+++ Provided records

+  if (threadIdx.x == 0) {
+    const uint32_t b_bytes = p.block_n * p.block_k * 2;
+    mbar_expect_tx(&b_full, p.num_k_iters * b_bytes);
+    for (int it = 0; it < p.num_k_iters; ++it) tma_load_2d(&tmap_b, &b_full, b_res + it * p.b_stage_bytes, it * p.block_k, 0);
+    tma_prefetch_desc(&tmap_w2);
+    tma_prefetch_desc(&tmap_out2);
+    mbar_expect_tx(&w2_full, p.ch.w2_chunks * p.ch.n2 * p.ch.w2_row_bytes);
+    for (int j = 0; j < p.ch.w2_chunks; ++j)
+      tma_load_2d(&tmap_w2, &w2_full, w2_res + j * p.ch.w2_sub_bytes, j * (p.ch.w2_row_bytes >> 1), 0);
+  }
+  asm volatile("griddepcontrol.wait;" ::: "memory");
+  asm volatile("griddepcontrol.launch_dependents;" ::: "memory");
+  if (warp < 4) {
+    asm volatile("setmaxnreg.dec.sync.aligned.u32 24;\n" ::: "memory");
+    if (warp != 0) return;
+    const uint32_t a_bytes = p.a_stage_bytes;
+    int kit0 = 0, kit1 = 0;
+    for (int t = blockIdx.x, k = 0; t < p.num_tiles; t += gridDim.x, ++k) {
+      const int r = k & 1;
+      const int m0 = t * 128;
+      int kit = r ? kit1 : kit0;
+      for (int it = 0; it < p.num_k_iters; ++it, ++kit) {
+        const int s = kit % p.stages;
+        mbar_wait(&empty_bar[r][s], ((kit / p.stages) & 1) ^ 1);
+        if (YB_ELECT()) {
+          mbar_expect_tx(&full_bar[r][s], a_bytes);
+          tma_load_2d(&tmap_a, &full_bar[r][s], tiles + r * ring_bytes + s * a_bytes, it * p.block_k, m0);
+        }
+      }
+      (r ? kit1 : kit0) = kit;
+    }
+    return;
+  }
+  asm volatile("setmaxnreg.inc.sync.aligned.u32 112;\n" ::: "memory");
+
+  const int cw = (warp >> 2) - 1;
+  const int team = cw >> 1, half = cw & 1;
+  const int wq = warp & 3;
+  const int ctid = threadIdx.x - 128;
+  const bool issuer = (ctid & 255) == 0;
+  const bool wg_leader = (threadIdx.x & 127) == 0;
+  const uint32_t team_bar = kTeamBar0 + team;
+  FragRows fr;
+  fr.loc[0] = half * 64 + wq * 16 + (lane >> 2);
+  fr.loc[1] = fr.loc[0] + 8;
+  uint8_t* team_staging = staging + static_cast<size_t>(team) * kStageBufs * kStageBufBytes;
+  uint8_t* ring = tiles + team * ring_bytes;
+  float acc[kN / 2];
+
+  for (int i = ctid; i < kN; i += 512) s_bias[i] = (i < p.bias_len) ? __ldg(p.bias + i) : 0.f;
+  for (int i = ctid; i < kN2; i += 512) s_bias2[i] = (i < p.ch.bias2_len) ? __ldg(p.ch.bias2 + i) : 0.f;
+  named_bar_sync(kConsumerBar, 512);
+  mbar_wait(&b_full, 0);
+  mbar_wait(&w2_full, 0);
+
+  int kit = 0;
+  for (int t = blockIdx.x + team * gridDim.x; t < p.num_tiles; t += 2 * gridDim.x) {
+    const int m0 = t * 128;
+    {
+      const uint32_t ab_hi = desc_hi(128, 8 * 128);
+      const uint32_t a_wg16 = (64 * 128 * half) >> 4;
+      const uint32_t b_lo0 = smem_lo16(b_res);
+      const uint32_t b_step16 = p.b_stage_bytes >> 4;
+#pragma unroll
+      for (int i = 0; i < kN / 2; ++i) acc[i] = 0.f;
+      int prev_s = -1;
+      for (int it = 0; it < p.num_k_iters; ++it, ++kit) {
+        const int s = kit % p.stages;
+        mbar_wait(&full_bar[team][s], (kit / p.stages) & 1);
+        const uint32_t a_lo = smem_lo16(ring + s * p.a_stage_bytes) + a_wg16;
+        const uint32_t b_lo = b_lo0 + it * b_step16;
+        wgmma_fence();
+#pragma unroll
+        for (int k = 0; k < 4; ++k)
+          wgmma_mma<kBf16, kN>(acc, desc_lohi(a_lo + 2 * k, ab_hi), desc_lohi(b_lo + 2 * k, ab_hi), it != 0 || k != 0);
+        wgmma_commit();
+        wgmma_wait<1>();
+        if (prev_s >= 0 && wg_leader) mbar_arrive(&empty_bar[team][prev_s]);
+        prev_s = s;
+      }
+      wgmma_wait<0>();
+      fence_acc<kN / 2>(acc);
+      if (wg_leader) mbar_arrive(&empty_bar[team][prev_s]);
+    }
+
+#pragma unroll
+    for (int rr = 0; rr < 2; ++rr) {
+      fr.row[rr] = static_cast<long long>(m0) + fr.loc[rr];
+      fr.ok[rr] = fr.row[rr] < p.M;
+    }
+    if (issuer) tma_store_wait_read<0>();
+    named_bar_sync(team_bar, 256);
+#pragma unroll
+    for (int c0 = 0; c0 < kN; c0 += 64) {
+      uint8_t* buf = team_staging + (c0 / 64) * kStageBufBytes;
+      epilogue_box<kBf16, kN>(p.ep, acc, c0, 64, s_bias, fr, 0, buf, lane);
+      fence_proxy_async_smem();
+      named_bar_sync(team_bar, 256);
+      if (issuer) {
+        if (p.ch.store_first && c0 < p.ep.Cout) tma_store_2d(&tmap_out, buf, c0, m0);
+        tma_store_commit();
+      }
+    }
+    {
+      const uint32_t a2_hi = desc_hi(128, 8 * 128);
+      const uint32_t w2_hi = desc_hi(p.ch.w2_row_bytes, 8 * p.ch.w2_row_bytes);
+      const uint32_t stag_lo = smem_lo16(team_staging) + ((64 * half * 128) >> 4);
+      const uint32_t w2_lo0 = smem_lo16(w2_res);
+      const uint32_t w2_step16 = p.ch.w2_sub_bytes >> 4;
+      wgmma_fence();
+      if (p.ch.own_chunks == 2) {
+#pragma unroll
+        for (int j = 0; j < 2; ++j)
+#pragma unroll
+          for (int k = 0; k < 4; ++k)
+            wgmma_mma<kBf16, kN2>(acc, desc_lohi(stag_lo + j * (kStageBufBytes >> 4) + 2 * k, a2_hi),
+                                  desc_lohi(w2_lo0 + j * w2_step16 + 2 * k, w2_hi), (j | k) != 0);
+      } else {
+#pragma unroll
+        for (int k = 0; k < 4; ++k)
+          wgmma_mma<kBf16, kN2>(acc, desc_lohi(stag_lo + 2 * k, a2_hi), desc_lohi(w2_lo0 + 2 * k, w2_hi), k != 0);
+      }
+      wgmma_commit();
+      wgmma_wait<0>();
+      fence_acc<kN2 / 2>(acc);
+    }
+    if (issuer) tma_store_wait_read<0>();
+    named_bar_sync(team_bar, 256);
+    EpilogueParams ep2 = p.ch.ep2;
+    ep2.residual = nullptr;
+#pragma unroll
+    for (int c0 = 0; c0 < kN2; c0 += 64) {
+      uint8_t* buf = team_staging + ((c0 / 64) & 1) * kStageBufBytes;
+      epilogue_box<kBf16, kN2>(ep2, acc, c0, 64, s_bias2, fr, 0, buf, lane);
+      fence_proxy_async_smem();
+      if (issuer) tma_store_wait_read<0>();
+      named_bar_sync(team_bar, 256);
+      if (issuer) {
+        if (c0 < p.ch.ep2.Cout) tma_store_2d(&tmap_out2, buf, c0, m0);
+        tma_store_commit();
+      }
+    }
+  }
+  if (issuer) tma_store_wait_all<0>();
+}
+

++++++

**About this task**
Using the entries above, give back exactly the line containing "(p.ch.w2_row_bytes >> 1), 0);", the line containing "t = blockIdx.x, k", and every line between them, and nothing else.

**Exercise result**
+      tma_load_2d(&tmap_w2, &w2_full, w2_res + j * p.ch.w2_sub_bytes, j * (p.ch.w2_row_bytes >> 1), 0);
+  }
+  asm volatile("griddepcontrol.wait;" ::: "memory");
+  asm volatile("griddepcontrol.launch_dependents;" ::: "memory");
+  if (warp < 4) {
+    asm volatile("setmaxnreg.dec.sync.aligned.u32 24;\n" ::: "memory");
+    if (warp != 0) return;
+    const uint32_t a_bytes = p.a_stage_bytes;
+    int kit0 = 0, kit1 = 0;
+    for (int t = blockIdx.x, k = 0; t < p.num_tiles; t += gridDim.x, ++k) {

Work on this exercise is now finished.